Events roundup: Movies and more

Take an evening to relax and enjoy a documentary (or two)! The Summer in the City film series kicks off tomorrow with an illuminating look at public housing in America in the 1950s and 60s. If movies aren't your thing, RSVP for a reception to honor 50 years of the Urban Mass Transit Act.


Photo by Pruitt-Igoe Myth on Flickr.

Pruitt-Igoe on the big screen: Watch the tale of the infamous St. Louis public housing development and the residents who share their experiences and challenges living in public housing in the 50s and 60s. This film is the first of five films the Housing for All campaign is showing this summer. It starts at 6 pm, Wednesday, July 2 at the Southwest Library at 900 Wesley Place SW.

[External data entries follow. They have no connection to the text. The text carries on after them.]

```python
SIGNATURES = {
    "pk_version": (c_int, []),
    "pk_last_error": (ctypes.c_char_p, []),
    "pk_num_cu": (c_int, []),
    "pk_gemm": (c_int, [P, c_int, c_int, c_int, c_int, c_float, P, c_int64, c_int64, P, c_int64, c_int64, c_float, P,
                        c_int64, P, c_int, P]),
    "pk_gemm_f32_set_form": (None, [c_int]),
    "pk_gemm_bf16_tile_m": (c_int, [c_int]),
    "pk_gemm_bf16_auto_splitk": (c_int, [c_int, c_int, c_int]),
    "pk_gemm_bf16_set_tile": (None, [c_int]),
# ... 46 lines not shown
    "pk_conv1d_pool_fwd_bf16": (c_int, [P, P, P, P, c_int, c_int, c_int, c_int, c_int, c_int, P, P, P]),
    "pk_conv1d_pool_bwd_bf16": (c_int, [P, P, P, P, P, c_int, c_int, c_int, c_int, c_int, c_int, P, P, P]),
    "pk_bn_act_bwd_small_covers": (c_int, [c_int64, c_int64]),
    "pk_bn_act_bwd_small": (c_int, [P, P, P, P, c_int, P, P, P, c_float, P, c_int64, c_int64, P, c_int64, P, P, P, P, P, P, P]),
    "pk_rec_work_floats": (c_int64, [c_int, c_int, c_int, c_int, c_int]),
    "pk_rec_ln_saved_floats": (c_int64, [c_int, c_int, c_int, c_int]),
    "pk_rec_ln_work_floats": (c_int64, [c_int, c_int, c_int, c_int]),
    "pk_rec_fwd": (c_int, [P, c_int, c_int, c_int, c_int, c_int, c_int, c_int, c_int, P, P, P, P, P, c_float, P, P, P,
                           P, P, P]),
    "pk_rec_bwd": (c_int, [P, c_int, c_int, c_int, c_int, c_int, c_int, c_int, c_int, P, P, c_float, P, P, P, P, P, P,
                           P, P, P, P]),
    "pk_rec_self_fill": (c_int, [c_int]),
    "pk_rec_plan_cus": (c_int, [c_int, c_int]),
    "pk_gemm_bf16_auto_splitk_cus": (c_int, [c_int, c_int, c_int, c_int]),
    "pk_rec_fwd_bf16": (c_int, [P, c_int, c_int, c_int, c_int, c_int, c_int, P, P, P, P, P, c_float, P, P, P, c_int64, c_int]),
    "pk_rec_bwd_bf16": (c_int, [P, c_int, c_int, c_int, c_int, c_int, c_int, P, P, c_float, P, P, P, P, P, c_int64, c_int]),
    "pk_rec2p_fwd_bf16_ln": (c_int, [P, c_int, c_int, c_int, c_int, c_int, c_int, P, P, P, P, P, c_float, P, P, c_float, P, P, P,
                                     P, P, c_int64, c_int, P]),
    "pk_rec2p_bwd_bf16_ln": (c_int, [P, c_int, c_int, c_int, c_int, c_int, c_int, P, P, c_float, P, c_float, P, P, P, P, P,
                                     c_int64, c_int, P, P, P]),
    "pk_rec_fwd_bf16_ln": (c_int, [P, c_int, c_int, c_int, c_int, c_int, c_int, P, P, P, P, P, c_float, P, P, c_float, P, P, P,
                                   P, c_int64, c_int, P]),
    "pk_rec_bwd_bf16_ln": (c_int, [P, c_int, c_int, c_int, c_int, c_int, c_int, P, P, c_float, P, c_float, P, P, P, P, P, P,
                                   c_int64, c_int, P, P, P]),
    "pk_rec2p_fwd_bf16": (c_int, [P, c_int, c_int, c_int, c_int, c_int, c_int, P, P, P, P, P, c_float, P, P, P, P, c_int64, c_int]),
    "pk_rec2p_bwd_bf16": (c_int, [P, c_int, c_int, c_int, c_int, c_int, c_int, P, P, c_float, P, P, P, P, c_int64, c_int]),
    "pk_persist2_set_trace": (None, [P]),
    "pk_persist2_set_empty_step": (None, [c_int]),
    "pk_persist2_set_mode": (None, [c_int]),
    "pk_persist2_set_poll_delay": (None, [c_int]),
    "pk_persist2_set_lstm_waves": (None, [c_int]),
    "pk_rec_helper_set_mode": (None, [c_int]),
    "pk_rec_helper_get_mode": (c_int, []),
    "pk_persist2_get_lstm_waves": (c_int, []),
    "pk_persist2_error_count": (ctypes.c_uint, []),
    "pk_persist2_error_reset": (None, []),
    "pk_conv1d_pool_fwd": (c_int, [P, P, P, P, c_int, c_int, c_int, c_int, c_int, c_int, P, P, P]),
    "pk_conv_fwd_work_floats": (c_int64, [c_int, c_int, c_int]),
    "pk_conv_partial_floats": (c_int64, [c_int, c_int, c_int, c_int, c_int, c_int]),
    "pk_conv1d_pool_bwd": (c_int, [P, P, P, P, P, c_int, c_int, c_int, c_int, c_int, c_int, P, P, P, P]),
    "pk_ark_open": (P, [ctypes.c_char_p, c_int64]),
    "pk_ark_close": (None, [P]),
    "pk_ark_next": (c_int, [P, c_int, ctypes.c_char_p, c_int, ctypes.POINTER(c_int64), ctypes.POINTER(c_int64)]),
    "pk_ark_read": (c_int, [P, P]),
    "pk_ark_skip": (c_int, [P]),
    "pk_ivec_next": (c_int, [P, ctypes.c_char_p, c_int, ctypes.POINTER(c_int64)]),
    "pk_ivec_read": (c_int, [P, P]),
    "pk_context_window": (c_int, [P, c_int64, c_int64, c_int, c_int, P]),
    "pk_mean_var_norm": (c_int, [P, c_int64, c_int64]),
    "pk_rmsprop_step": (c_int, [P, P, P, P, c_int64, c_float, c_float, c_float, c_float]),
    "pk_sgd_step": (c_int, [P, P, P, P, c_int64, c_float, c_float, c_float, c_int]),
    "pk_adam_step": (c_int, [P, P, P, P, P, P, c_int64, c_float, c_float, c_float, c_float, c_float, c_int]),
    "pk_fused_step": (c_int, [P, c_int, P, P, P, P, P, c_int64, c_float, c_float, c_float, c_float, c_float, c_int, c_int, P, c_int, P]),
    "pk_persist_error_count": (ctypes.c_uint, []),
    "pk_persist_error_reset": (None, []),
    "pk_linear_bn_act_bf16_covers": (c_int, [c_int64, c_int64, c_int64]),
    "pk_linear_bn_act_bf16": (c_int, [P, c_int, c_int, c_int, P, c_int64, P, c_int64, P, P, P, c_float, c_float, P, P, c_int, P,
                                      P, P, P, P, c_int64, P, P]),
    "pk_gemm_bf16_small_splitk": (c_int, [c_int, c_int, c_int]),
    "pk_linear_bn_act_bf16_sk": (c_int, [P, c_int, c_int, c_int, P, c_int64, P, c_int64, P, P, P, c_float, c_float, P, P, c_int, P,
                                         P, P, P, P, c_int64, P, P, c_int, P]),
    "pk_selftest_mfma": (c_int, [P, ctypes.POINTER(c_int)]),
    "pk_selftest_permlane": (c_int, [P, ctypes.POINTER(c_int)]),
    "pk_selftest_dpp_row_sum": (c_int, [P, ctypes.POINTER(c_int)]),
    "pk_selftest_cu_hog": (c_int, [P, c_int, c_int, P]),
}


def declared_symbols():
    with open(HEADER) as f:
        text = re.sub(r"/\*.*?\*/", "", f.read(), flags=re.S)
    return sorted(set(re.findall(r"\b(pk_[a-z0-9_]+)\s*\(", text)))


class PkError(RuntimeError):
    pass


def _map_torch_hip_runtime():
    import torch

    hip = os.path.join(os.path.dirname(torch.__file__), "lib", "libamdhip64.so")
    if os.path.exists(hip):
        ctypes.CDLL(hip, mode=ctypes.RTLD_GLOBAL)
    return hip


def hip_runtimes_mapped():
    try:
        with open("/proc/self/maps") as f:
            return {line.split()[-1] for line in f if "libamdhip64" in line}
    except OSError:
        return set()


def load():
    global _lib
    if _lib is not None:
        return _lib
    with _lock:
        if _lib is not None:
            return _lib
        if not os.path.exists(LIB_PATH):
            raise PkError(
                "libpk_amd.so is not built (%s). Run `python -c 'import __graft_entry__ as g; g.build()'`; "
                "this engine has no CPU fallback." % LIB_PATH)
# ... 169 lines not shown
```

pytorch-kaldi_amd/csrc/pk_optim.hip:

```cpp
#include "pk_common.h"

namespace {

__global__ void rmsprop_kernel(float* __restrict__ p, const float* __restrict__ g, float* __restrict__ sq, long n, float lr,
                               float alpha, float eps, float wd) {
    for (long i = blockIdx.x * (long)blockDim.x + threadIdx.x; i < n; i += (long)gridDim.x * blockDim.x) {
        float gv = g[i];
        const float pv = p[i];
        if (wd != 0.f) gv += wd * pv;
        const float s = alpha * sq[i] + (1.f - alpha) * gv * gv;
        sq[i] = s;
        p[i] = pv - lr * gv / (sqrtf(s) + eps);
    }
}

__global__ void sgd_kernel(float* __restrict__ p, const float* __restrict__ g, float* __restrict__ buf, long n, float lr,
                           float momentum, float wd, int first) {
    for (long i = blockIdx.x * (long)blockDim.x + threadIdx.x; i < n; i += (long)gridDim.x * blockDim.x) {
        float gv = g[i];
        const float pv = p[i];
        if (wd != 0.f) gv += wd * pv;
        if (momentum != 0.f) {
            const float b = first ? gv : momentum * buf[i] + gv;
            buf[i] = b;
            gv = b;
        }
        p[i] = pv - lr * gv;
    }
}

__global__ void adam_kernel(float* __restrict__ p, const float* __restrict__ g, float* __restrict__ m, float* __restrict__ v,
                            float* __restrict__ vmax, long n, float lr, float beta1, float beta2, float eps, float wd,
                            float bc1, float bc2s) {
    for (long i = blockIdx.x * (long)blockDim.x + threadIdx.x; i < n; i += (long)gridDim.x * blockDim.x) {
        float gv = g[i];
        const float pv = p[i];
        if (wd != 0.f) gv += wd * pv;
        const float mv = beta1 * m[i] + (1.f - beta1) * gv;
        float vv = beta2 * v[i] + (1.f - beta2) * gv * gv;
        m[i] = mv;
        v[i] = vv;
        if (vmax != nullptr) {
            vv = fmaxf(vmax[i], vv);
            vmax[i] = vv;
        }
        const float denom = sqrtf(vv) / bc2s + eps;
        p[i] = pv - (lr / bc1) * (mv / denom);
    }
}

template <int KIND>
__global__ void fused_step_kernel(float* __restrict__ p, float* __restrict__ g, float* __restrict__ s0, float* __restrict__ s1,
                                  float* __restrict__ s2, long n, float lr, float h0, float h1, float h2, float wd, float bc1,
                                  float bc2s, int first, int zero_grad, const long* __restrict__ segs, int nseg,
                                  unsigned short* __restrict__ shadow) {
    for (long i = 4 * (blockIdx.x * (long)blockDim.x + threadIdx.x); i < n; i += 4 * (long)gridDim.x * blockDim.x) {
        f32x4 gv = *reinterpret_cast<const f32x4*>(g + i);
        f32x4 pv = *reinterpret_cast<const f32x4*>(p + i);
        if (wd != 0.f) {
#pragma unroll
            for (int e = 0; e < 4; ++e) gv[e] += wd * pv[e];
        }
        if (KIND == 0) {
            f32x4 sq = *reinterpret_cast<const f32x4*>(s0 + i);
#pragma unroll
            for (int e = 0; e < 4; ++e) {
                sq[e] = h0 * sq[e] + (1.f - h0) * gv[e] * gv[e];
                pv[e] = pv[e] - lr * gv[e] / (sqrtf(sq[e]) + h1);
            }
            *reinterpret_cast<f32x4*>(s0 + i) = sq;
        } else if (KIND == 1) {
            if (h0 != 0.f) {
                f32x4 b = *reinterpret_cast<const f32x4*>(s0 + i);
#pragma unroll
                for (int e = 0; e < 4; ++e) {
                    b[e] = first ? gv[e] : h0 * b[e] + gv[e];
                    gv[e] = b[e];
                }
                *reinterpret_cast<f32x4*>(s0 + i) = b;
            }
#pragma unroll
            for (int e = 0; e < 4; ++e) pv[e] = pv[e] - lr * gv[e];
        } else {
            f32x4 m = *reinterpret_cast<const f32x4*>(s0 + i), v = *reinterpret_cast<const f32x4*>(s1 + i);
            f32x4 vm = v;
#pragma unroll
            for (int e = 0; e < 4; ++e) {
                m[e] = h0 * m[e] + (1.f - h0) * gv[e];
                v[e] = h1 * v[e] + (1.f - h1) * gv[e] * gv[e];
                vm[e] = v[e];
            }
            *reinterpret_cast<f32x4*>(s0 + i) = m;
            *reinterpret_cast<f32x4*>(s1 + i) = v;
            if (s2 != nullptr) {
                const f32x4 old = *reinterpret_cast<const f32x4*>(s2 + i);
#pragma unroll
                for (int e = 0; e < 4; ++e) vm[e] = fmaxf(old[e], v[e]);
                *reinterpret_cast<f32x4*>(s2 + i) = vm;
            }
#pragma unroll
            for (int e = 0; e < 4; ++e) pv[e] = pv[e] - (lr / bc1) * (m[e] / (sqrtf(vm[e]) / bc2s + h2));
        }
        *reinterpret_cast<f32x4*>(p + i) = pv;
        if (zero_grad) *reinterpret_cast<f32x4*>(g + i) = f32x4{0.f, 0.f, 0.f, 0.f};
        if (nseg > 0) {
            int lo = 0, hi = nseg;
            while (hi - lo > 1) {
                const int mid = (lo + hi) >> 1;
                if (segs[5 * mid] <= i) lo = mid;
                else hi = mid;
            }
            const long off = segs[5 * lo], rows = segs[5 * lo + 1], cols = segs[5 * lo + 2], pitch = segs[5 * lo + 3], soff = segs[5 * lo + 4];
            const long rel = i - off;
            if (rel >= 0 && rel < rows * cols) {
                const long row = rel / cols, col = rel - row * cols;
                uint2 pk;
                pk.x = pk_pack_bf2(pv[0], pv[1]);
                pk.y = pk_pack_bf2(pv[2], pv[3]);
                *reinterpret_cast<uint2*>(shadow + soff + row * pitch + col) = pk;
            }
        }
    }
}

inline int blocks_for(long n) {
    long b = (n + 255) / 256;
    if (b > 4096) b = 4096;
    if (b < 1) b = 1;
    return (int)b;
}

}

extern "C" int pk_rmsprop_step(void* stream, float* p, const float* g, float* square_avg, int64_t n, float lr, float alpha,
                               float eps, float weight_decay) {
    if (n == 0) return 0;
    hipLaunchKernelGGL(rmsprop_kernel, dim3(blocks_for(n)), dim3(256), 0, pk_stream(stream), p, g, square_avg, (long)n, lr,
                       alpha, eps, weight_decay);
    PK_LAUNCH_CHECK();
    return 0;
}

extern "C" int pk_sgd_step(void* stream, float* p, const float* g, float* momentum_buf, int64_t n, float lr,
                           float momentum, float weight_decay, int first_step) {
    if (n == 0) return 0;
    PK_REQUIRE(momentum == 0.f || momentum_buf != nullptr, "pk_sgd_step: momentum needs a buffer");
    hipLaunchKernelGGL(sgd_kernel, dim3(blocks_for(n)), dim3(256), 0, pk_stream(stream), p, g, momentum_buf, (long)n, lr,
                       momentum, weight_decay, first_step);
    PK_LAUNCH_CHECK();
    return 0;
}

extern "C" int pk_adam_step(void* stream, float* p, const float* g, float* exp_avg, float* exp_avg_sq, float* max_exp_avg_sq,
                            int64_t n, float lr, float beta1, float beta2, float eps, float weight_decay, int step) {
    if (n == 0) return 0;
    PK_REQUIRE(step >= 1 && exp_avg != nullptr && exp_avg_sq != nullptr, "pk_adam_step: step counts from 1 and needs both moments");
    const float bc1 = 1.f - powf(beta1, (float)step);
    const float bc2s = sqrtf(1.f - powf(beta2, (float)step));
    hipLaunchKernelGGL(adam_kernel, dim3(blocks_for(n)), dim3(256), 0, pk_stream(stream), p, g, exp_avg, exp_avg_sq,
                       max_exp_avg_sq, (long)n, lr, beta1, beta2, eps, weight_decay, bc1, bc2s);
    PK_LAUNCH_CHECK();
    return 0;
}

extern "C" int pk_fused_step(void* stream, int kind, float* p, float* g, float* s0, float* s1, float* s2, int64_t n, float lr,
                             float h0, float h1, float h2, float weight_decay, int step, int zero_grad, const int64_t* segs,
                             int nseg, uint16_t* shadow) {
    if (n == 0) return 0;
    PK_REQUIRE(kind >= 0 && kind <= 2 && step >= 1, "pk_fused_step: kind 0..2, step counts from 1");
    PK_REQUIRE((n & 3) == 0 && (((uintptr_t)p | (uintptr_t)g | (uintptr_t)s0 | (uintptr_t)s1 | (uintptr_t)s2) & 15) == 0,
               "pk_fused_step: n and the buffers must be multiples of 4 elements / 16-byte aligned");
    PK_REQUIRE(kind != 0 || s0 != nullptr, "pk_fused_step: RMSprop needs its square average");
    PK_REQUIRE(kind != 1 || h0 == 0.f || s0 != nullptr, "pk_fused_step: momentum needs a buffer");
    PK_REQUIRE(kind != 2 || (s0 != nullptr && s1 != nullptr), "pk_fused_step: Adam needs both moments");
    PK_REQUIRE(nseg == 0 || (segs != nullptr && shadow != nullptr && ((uintptr_t)shadow & 7) == 0), "pk_fused_step: null segment table / copy");
    const float bc1 = kind == 2 ? 1.f - powf(h0, (float)step) : 1.f;
    const float bc2s = kind == 2 ? sqrtf(1.f - powf(h1, (float)step)) : 1.f;
    const dim3 grid(blocks_for(n / 4)), block(256);
    hipStream_t st = pk_stream(stream);
    const long* sg = reinterpret_cast<const long*>(segs);
    if (kind == 0) hipLaunchKernelGGL(fused_step_kernel<0>, grid, block, 0, st, p, g, s0, s1, s2, (long)n, lr, h0, h1, h2, weight_decay, bc1, bc2s, 0, zero_grad, sg, nseg, (unsigned short*)shadow);
    else if (kind == 1) hipLaunchKernelGGL(fused_step_kernel<1>, grid, block, 0, st, p, g, s0, s1, s2, (long)n, lr, h0, h1, h2, weight_decay, bc1, bc2s, step == 1 ? 1 : 0, zero_grad, sg, nseg, (unsigned short*)shadow);
    else hipLaunchKernelGGL(fused_step_kernel<2>, grid, block, 0, st, p, g, s0, s1, s2, (long)n, lr, h0, h1, h2, weight_decay, bc1, bc2s, 0, zero_grad, sg, nseg, (unsigned short*)shadow);
    PK_LAUNCH_CHECK();
    return 0;
}
```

After the jump: Transportation Tuesday at APTA, more movies, and a women's health and biking workshop...

Happy 50th, UMTA! The American Public Transportation Association will be hosting a presentation and discussion to commemorate the 50th anniversary of the Urban Mass Transportation Act of 1964. The act has played a pivotal role in the mass transit renaissance in the US in the last half-century.

The event is July 8th at 1666 K Street NW, 11th Floor. A wine and cheese reception will begin at 5:00 pm, with the presentation and discussion to run from 5:30 pm to 6:30 pm. Please RSVP to Cynthia Owens at cowens@apta.com or 202-496-4851.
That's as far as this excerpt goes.